● Task to carry out:
Transcribe exactly the first line of the listing below and each line that follows it, ending with the line that contains "const size_t count", and omit the remainder.
-------- Dataset records --------
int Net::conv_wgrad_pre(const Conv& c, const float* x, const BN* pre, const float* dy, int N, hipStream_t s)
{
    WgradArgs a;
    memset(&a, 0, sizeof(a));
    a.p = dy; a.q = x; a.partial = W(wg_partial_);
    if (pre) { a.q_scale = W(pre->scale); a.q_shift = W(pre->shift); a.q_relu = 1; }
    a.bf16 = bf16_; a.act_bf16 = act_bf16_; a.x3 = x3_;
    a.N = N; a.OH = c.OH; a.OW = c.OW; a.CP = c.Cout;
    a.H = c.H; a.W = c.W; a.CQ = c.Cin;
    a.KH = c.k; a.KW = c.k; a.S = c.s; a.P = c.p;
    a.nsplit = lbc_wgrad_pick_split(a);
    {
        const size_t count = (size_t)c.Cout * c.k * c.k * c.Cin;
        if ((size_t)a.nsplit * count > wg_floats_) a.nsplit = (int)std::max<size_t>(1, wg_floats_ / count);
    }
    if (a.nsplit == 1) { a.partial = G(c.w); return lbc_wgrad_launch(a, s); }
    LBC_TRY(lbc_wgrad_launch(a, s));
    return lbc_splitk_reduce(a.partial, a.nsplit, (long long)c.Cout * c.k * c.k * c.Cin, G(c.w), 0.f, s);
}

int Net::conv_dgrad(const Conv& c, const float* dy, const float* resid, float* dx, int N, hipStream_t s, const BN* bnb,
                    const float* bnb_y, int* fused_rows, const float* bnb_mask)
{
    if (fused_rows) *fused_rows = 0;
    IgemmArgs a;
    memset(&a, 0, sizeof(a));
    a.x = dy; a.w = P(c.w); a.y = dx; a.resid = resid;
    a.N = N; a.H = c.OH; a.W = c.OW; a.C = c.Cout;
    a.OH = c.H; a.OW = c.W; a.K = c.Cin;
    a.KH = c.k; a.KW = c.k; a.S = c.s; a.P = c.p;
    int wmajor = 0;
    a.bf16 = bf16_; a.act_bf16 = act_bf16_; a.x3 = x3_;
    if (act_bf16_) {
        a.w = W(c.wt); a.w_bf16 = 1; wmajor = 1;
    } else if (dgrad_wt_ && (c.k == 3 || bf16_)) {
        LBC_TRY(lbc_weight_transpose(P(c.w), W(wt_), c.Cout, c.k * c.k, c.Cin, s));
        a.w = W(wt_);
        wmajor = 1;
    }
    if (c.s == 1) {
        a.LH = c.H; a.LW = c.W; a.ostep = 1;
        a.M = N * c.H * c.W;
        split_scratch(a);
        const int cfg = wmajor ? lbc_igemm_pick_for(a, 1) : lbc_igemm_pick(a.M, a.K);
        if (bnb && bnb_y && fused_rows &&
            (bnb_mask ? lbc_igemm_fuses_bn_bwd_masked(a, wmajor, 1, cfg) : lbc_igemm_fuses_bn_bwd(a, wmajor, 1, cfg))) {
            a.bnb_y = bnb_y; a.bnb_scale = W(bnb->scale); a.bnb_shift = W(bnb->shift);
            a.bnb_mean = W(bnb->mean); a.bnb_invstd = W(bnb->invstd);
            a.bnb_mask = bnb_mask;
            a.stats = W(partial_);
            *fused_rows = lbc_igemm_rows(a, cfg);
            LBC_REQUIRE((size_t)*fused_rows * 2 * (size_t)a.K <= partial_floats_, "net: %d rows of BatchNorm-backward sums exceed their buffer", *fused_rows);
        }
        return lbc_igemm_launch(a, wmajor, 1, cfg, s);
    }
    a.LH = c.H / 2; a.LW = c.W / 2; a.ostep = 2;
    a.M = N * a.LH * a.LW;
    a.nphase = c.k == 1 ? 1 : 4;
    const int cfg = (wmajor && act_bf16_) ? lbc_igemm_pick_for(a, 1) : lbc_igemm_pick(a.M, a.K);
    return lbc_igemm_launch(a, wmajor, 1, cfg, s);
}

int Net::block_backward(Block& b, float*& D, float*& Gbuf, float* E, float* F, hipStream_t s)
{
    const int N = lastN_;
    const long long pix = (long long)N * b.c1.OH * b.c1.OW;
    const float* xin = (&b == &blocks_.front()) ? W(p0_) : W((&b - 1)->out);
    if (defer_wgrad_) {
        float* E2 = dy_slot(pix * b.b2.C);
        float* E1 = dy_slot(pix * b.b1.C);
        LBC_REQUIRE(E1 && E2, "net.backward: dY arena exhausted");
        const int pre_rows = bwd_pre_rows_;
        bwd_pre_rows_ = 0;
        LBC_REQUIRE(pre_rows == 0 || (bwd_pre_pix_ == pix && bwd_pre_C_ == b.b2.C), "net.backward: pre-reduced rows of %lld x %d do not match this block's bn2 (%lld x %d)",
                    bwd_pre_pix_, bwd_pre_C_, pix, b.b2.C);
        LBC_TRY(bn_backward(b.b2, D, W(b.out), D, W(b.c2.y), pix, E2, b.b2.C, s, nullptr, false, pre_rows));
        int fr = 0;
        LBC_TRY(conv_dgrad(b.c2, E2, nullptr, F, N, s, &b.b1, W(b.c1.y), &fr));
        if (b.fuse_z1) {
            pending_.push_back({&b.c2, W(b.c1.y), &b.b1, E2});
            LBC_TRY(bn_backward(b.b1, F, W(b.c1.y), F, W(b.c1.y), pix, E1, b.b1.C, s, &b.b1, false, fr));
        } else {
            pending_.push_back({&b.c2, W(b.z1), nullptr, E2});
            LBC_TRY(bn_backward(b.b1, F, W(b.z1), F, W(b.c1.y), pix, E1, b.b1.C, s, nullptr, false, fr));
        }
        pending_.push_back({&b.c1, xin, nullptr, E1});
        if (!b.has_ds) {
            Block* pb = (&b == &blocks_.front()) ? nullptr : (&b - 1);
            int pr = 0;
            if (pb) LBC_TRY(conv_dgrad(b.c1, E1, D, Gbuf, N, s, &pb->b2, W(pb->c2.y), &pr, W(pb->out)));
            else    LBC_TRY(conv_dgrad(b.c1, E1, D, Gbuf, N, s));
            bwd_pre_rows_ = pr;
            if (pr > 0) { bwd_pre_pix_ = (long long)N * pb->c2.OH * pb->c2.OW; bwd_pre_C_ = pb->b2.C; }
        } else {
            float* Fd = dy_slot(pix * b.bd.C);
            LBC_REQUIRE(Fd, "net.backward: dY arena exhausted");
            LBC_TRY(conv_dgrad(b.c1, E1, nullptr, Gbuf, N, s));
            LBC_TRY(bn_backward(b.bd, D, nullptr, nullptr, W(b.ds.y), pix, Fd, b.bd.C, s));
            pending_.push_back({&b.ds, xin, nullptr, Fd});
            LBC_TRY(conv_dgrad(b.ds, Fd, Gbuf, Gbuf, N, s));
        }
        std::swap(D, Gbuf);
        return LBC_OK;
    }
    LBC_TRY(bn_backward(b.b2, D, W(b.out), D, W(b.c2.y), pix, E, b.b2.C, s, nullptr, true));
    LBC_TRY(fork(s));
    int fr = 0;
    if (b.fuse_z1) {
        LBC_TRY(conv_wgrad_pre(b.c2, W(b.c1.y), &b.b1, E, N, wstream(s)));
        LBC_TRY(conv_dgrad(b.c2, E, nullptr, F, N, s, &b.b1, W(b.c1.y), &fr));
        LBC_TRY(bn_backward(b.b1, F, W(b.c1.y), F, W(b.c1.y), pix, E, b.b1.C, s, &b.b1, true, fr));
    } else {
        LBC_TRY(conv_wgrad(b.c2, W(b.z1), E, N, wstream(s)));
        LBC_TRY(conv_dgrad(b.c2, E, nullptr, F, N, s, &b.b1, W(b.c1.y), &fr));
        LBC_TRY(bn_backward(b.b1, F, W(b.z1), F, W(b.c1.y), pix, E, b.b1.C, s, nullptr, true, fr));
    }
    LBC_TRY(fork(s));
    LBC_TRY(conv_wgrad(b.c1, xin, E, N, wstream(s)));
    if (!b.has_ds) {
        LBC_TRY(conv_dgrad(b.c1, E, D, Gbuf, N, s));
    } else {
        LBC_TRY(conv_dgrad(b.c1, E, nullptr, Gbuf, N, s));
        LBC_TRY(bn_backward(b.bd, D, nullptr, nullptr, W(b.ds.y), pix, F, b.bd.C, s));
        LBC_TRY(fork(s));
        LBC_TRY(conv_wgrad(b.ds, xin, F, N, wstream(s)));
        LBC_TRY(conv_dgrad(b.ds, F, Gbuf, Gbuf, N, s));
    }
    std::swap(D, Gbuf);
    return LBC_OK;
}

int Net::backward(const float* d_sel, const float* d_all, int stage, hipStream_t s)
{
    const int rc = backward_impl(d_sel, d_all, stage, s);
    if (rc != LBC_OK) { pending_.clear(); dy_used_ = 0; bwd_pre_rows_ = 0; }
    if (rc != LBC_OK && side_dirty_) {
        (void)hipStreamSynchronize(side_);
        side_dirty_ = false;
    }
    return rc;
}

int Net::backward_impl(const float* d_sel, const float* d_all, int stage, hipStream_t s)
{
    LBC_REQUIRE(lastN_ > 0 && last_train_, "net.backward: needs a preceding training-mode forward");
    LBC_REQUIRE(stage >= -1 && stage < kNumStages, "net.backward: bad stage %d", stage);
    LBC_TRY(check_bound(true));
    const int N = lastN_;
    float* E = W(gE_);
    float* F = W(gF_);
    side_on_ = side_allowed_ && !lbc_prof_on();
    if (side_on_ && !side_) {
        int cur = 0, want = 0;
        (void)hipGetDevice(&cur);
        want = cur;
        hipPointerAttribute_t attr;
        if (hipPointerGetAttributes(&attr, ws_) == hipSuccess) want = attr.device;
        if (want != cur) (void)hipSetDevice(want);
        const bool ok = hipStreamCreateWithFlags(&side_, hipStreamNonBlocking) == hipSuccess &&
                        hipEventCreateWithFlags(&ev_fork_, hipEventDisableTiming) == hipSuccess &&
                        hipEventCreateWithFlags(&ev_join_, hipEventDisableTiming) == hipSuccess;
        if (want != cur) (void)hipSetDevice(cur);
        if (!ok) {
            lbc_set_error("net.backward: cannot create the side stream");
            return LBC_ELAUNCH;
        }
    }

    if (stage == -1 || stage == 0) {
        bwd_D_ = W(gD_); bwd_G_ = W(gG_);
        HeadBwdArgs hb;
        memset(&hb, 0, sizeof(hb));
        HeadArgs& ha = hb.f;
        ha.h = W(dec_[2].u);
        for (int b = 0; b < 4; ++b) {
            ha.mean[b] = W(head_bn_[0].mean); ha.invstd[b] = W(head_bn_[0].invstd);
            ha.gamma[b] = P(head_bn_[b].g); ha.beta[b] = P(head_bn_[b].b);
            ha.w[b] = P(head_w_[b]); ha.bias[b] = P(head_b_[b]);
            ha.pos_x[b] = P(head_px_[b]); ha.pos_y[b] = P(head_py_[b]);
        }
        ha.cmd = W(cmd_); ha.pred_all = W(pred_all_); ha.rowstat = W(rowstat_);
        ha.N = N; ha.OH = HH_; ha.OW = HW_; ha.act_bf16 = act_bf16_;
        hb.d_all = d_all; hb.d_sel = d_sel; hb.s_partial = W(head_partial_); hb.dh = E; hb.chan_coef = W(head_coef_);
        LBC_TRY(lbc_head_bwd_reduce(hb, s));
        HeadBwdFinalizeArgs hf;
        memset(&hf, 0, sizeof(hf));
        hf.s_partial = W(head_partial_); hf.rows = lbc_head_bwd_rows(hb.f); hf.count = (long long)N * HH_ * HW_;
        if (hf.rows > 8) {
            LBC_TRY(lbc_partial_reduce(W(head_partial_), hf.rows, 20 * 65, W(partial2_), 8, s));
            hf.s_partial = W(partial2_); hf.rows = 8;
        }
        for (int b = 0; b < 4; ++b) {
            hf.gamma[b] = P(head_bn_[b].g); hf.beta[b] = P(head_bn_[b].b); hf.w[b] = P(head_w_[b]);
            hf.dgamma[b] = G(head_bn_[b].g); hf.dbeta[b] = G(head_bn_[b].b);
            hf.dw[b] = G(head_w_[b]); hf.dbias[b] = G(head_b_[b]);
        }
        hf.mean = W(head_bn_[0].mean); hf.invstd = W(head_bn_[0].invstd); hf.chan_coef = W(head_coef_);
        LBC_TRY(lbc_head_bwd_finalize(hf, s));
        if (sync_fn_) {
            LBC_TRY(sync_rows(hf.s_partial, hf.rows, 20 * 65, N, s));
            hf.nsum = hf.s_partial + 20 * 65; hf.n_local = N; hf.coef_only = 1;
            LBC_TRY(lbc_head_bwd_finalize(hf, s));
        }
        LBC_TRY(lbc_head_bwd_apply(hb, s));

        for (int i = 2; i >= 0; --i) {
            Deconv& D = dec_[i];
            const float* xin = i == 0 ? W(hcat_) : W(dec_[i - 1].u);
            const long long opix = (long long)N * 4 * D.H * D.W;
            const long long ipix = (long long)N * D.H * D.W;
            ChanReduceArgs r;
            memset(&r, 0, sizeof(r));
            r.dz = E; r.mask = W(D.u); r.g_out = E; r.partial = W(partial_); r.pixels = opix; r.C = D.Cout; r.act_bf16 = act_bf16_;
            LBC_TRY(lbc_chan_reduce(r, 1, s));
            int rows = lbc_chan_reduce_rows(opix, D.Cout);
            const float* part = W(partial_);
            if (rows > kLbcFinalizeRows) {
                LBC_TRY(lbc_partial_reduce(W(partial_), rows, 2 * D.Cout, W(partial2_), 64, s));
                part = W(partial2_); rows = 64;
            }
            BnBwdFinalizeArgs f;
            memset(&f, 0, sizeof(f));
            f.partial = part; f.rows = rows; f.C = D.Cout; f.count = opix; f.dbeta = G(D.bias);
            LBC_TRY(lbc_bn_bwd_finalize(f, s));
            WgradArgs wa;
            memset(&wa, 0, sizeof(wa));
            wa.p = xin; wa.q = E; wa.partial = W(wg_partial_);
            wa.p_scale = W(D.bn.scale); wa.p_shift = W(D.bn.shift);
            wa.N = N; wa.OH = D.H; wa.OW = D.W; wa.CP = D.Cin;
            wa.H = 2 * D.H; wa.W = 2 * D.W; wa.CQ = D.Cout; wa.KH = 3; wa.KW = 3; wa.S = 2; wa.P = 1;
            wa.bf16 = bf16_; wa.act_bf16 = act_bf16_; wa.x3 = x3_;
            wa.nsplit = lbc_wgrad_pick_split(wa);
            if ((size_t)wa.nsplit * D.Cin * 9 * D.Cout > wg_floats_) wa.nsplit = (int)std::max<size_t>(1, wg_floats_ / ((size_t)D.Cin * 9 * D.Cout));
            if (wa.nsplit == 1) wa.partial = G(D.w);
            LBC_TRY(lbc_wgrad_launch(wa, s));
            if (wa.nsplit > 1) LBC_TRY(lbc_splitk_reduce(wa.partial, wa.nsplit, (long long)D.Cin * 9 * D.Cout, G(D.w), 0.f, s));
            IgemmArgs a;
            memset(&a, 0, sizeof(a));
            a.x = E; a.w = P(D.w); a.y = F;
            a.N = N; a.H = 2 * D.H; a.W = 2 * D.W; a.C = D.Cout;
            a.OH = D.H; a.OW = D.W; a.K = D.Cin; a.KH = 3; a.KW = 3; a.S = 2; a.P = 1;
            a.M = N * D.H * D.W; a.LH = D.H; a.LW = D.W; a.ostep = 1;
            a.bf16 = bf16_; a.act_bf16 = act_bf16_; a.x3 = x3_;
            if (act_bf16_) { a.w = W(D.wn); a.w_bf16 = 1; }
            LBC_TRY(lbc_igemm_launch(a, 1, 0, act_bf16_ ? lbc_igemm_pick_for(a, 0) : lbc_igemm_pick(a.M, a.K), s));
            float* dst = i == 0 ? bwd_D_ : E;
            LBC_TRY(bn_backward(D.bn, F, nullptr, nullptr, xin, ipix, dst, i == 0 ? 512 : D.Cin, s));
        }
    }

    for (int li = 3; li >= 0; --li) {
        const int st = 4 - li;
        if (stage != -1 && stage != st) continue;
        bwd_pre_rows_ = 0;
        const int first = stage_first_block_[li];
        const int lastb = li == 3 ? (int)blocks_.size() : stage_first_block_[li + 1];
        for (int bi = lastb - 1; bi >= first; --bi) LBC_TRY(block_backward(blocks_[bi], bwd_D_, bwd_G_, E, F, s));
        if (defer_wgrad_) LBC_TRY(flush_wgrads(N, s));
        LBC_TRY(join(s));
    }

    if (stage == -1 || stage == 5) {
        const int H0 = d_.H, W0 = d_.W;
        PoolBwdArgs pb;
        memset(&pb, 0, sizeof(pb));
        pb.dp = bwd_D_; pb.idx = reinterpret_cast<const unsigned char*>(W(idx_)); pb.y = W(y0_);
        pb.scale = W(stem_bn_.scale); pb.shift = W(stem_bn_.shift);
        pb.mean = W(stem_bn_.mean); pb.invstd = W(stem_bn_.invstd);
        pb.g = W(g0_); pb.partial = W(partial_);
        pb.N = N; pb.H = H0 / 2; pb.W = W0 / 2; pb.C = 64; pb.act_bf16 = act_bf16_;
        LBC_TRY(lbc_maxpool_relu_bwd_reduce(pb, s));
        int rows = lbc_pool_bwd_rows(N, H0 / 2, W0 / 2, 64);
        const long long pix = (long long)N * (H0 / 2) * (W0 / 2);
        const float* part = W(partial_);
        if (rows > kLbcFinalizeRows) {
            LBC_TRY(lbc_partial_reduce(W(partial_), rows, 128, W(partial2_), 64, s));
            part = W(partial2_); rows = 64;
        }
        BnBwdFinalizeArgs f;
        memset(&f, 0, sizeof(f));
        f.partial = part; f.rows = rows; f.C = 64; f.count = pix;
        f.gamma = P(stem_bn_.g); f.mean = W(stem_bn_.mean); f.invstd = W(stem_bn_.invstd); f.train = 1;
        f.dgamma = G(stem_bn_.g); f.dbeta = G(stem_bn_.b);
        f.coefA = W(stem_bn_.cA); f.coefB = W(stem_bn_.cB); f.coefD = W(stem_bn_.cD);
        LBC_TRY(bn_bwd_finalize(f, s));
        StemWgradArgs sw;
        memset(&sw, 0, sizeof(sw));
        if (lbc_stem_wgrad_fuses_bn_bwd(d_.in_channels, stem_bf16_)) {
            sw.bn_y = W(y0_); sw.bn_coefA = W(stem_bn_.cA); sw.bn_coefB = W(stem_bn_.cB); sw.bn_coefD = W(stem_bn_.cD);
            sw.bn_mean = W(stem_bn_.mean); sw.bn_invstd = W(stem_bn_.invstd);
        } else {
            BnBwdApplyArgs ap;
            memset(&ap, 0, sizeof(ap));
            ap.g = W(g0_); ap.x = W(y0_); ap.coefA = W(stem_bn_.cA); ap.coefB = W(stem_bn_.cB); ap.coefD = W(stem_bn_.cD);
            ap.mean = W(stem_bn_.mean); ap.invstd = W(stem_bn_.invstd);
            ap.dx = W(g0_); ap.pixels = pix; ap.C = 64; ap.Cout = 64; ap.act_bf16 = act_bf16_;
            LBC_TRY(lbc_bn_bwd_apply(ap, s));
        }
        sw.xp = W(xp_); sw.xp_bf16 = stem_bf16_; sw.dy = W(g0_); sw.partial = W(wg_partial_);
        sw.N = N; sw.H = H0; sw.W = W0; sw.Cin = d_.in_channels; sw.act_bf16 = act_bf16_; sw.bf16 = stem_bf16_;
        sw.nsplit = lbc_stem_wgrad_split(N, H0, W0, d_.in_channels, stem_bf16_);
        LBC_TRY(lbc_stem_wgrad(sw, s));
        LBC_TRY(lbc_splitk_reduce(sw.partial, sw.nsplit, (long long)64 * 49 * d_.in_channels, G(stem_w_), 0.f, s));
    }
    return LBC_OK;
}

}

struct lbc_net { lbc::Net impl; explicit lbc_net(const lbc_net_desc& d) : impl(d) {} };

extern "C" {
--------
● Answer space:
int Net::conv_wgrad_pre(const Conv& c, const float* x, const BN* pre, const float* dy, int N, hipStream_t s)
{
    WgradArgs a;
    memset(&a, 0, sizeof(a));
    a.p = dy; a.q = x; a.partial = W(wg_partial_);
    if (pre) { a.q_scale = W(pre->scale); a.q_shift = W(pre->shift); a.q_relu = 1; }
    a.bf16 = bf16_; a.act_bf16 = act_bf16_; a.x3 = x3_;
    a.N = N; a.OH = c.OH; a.OW = c.OW; a.CP = c.Cout;
    a.H = c.H; a.W = c.W; a.CQ = c.Cin;
    a.KH = c.k; a.KW = c.k; a.S = c.s; a.P = c.p;
    a.nsplit = lbc_wgrad_pick_split(a);
    {
        const size_t count = (size_t)c.Cout * c.k * c.k * c.Cin;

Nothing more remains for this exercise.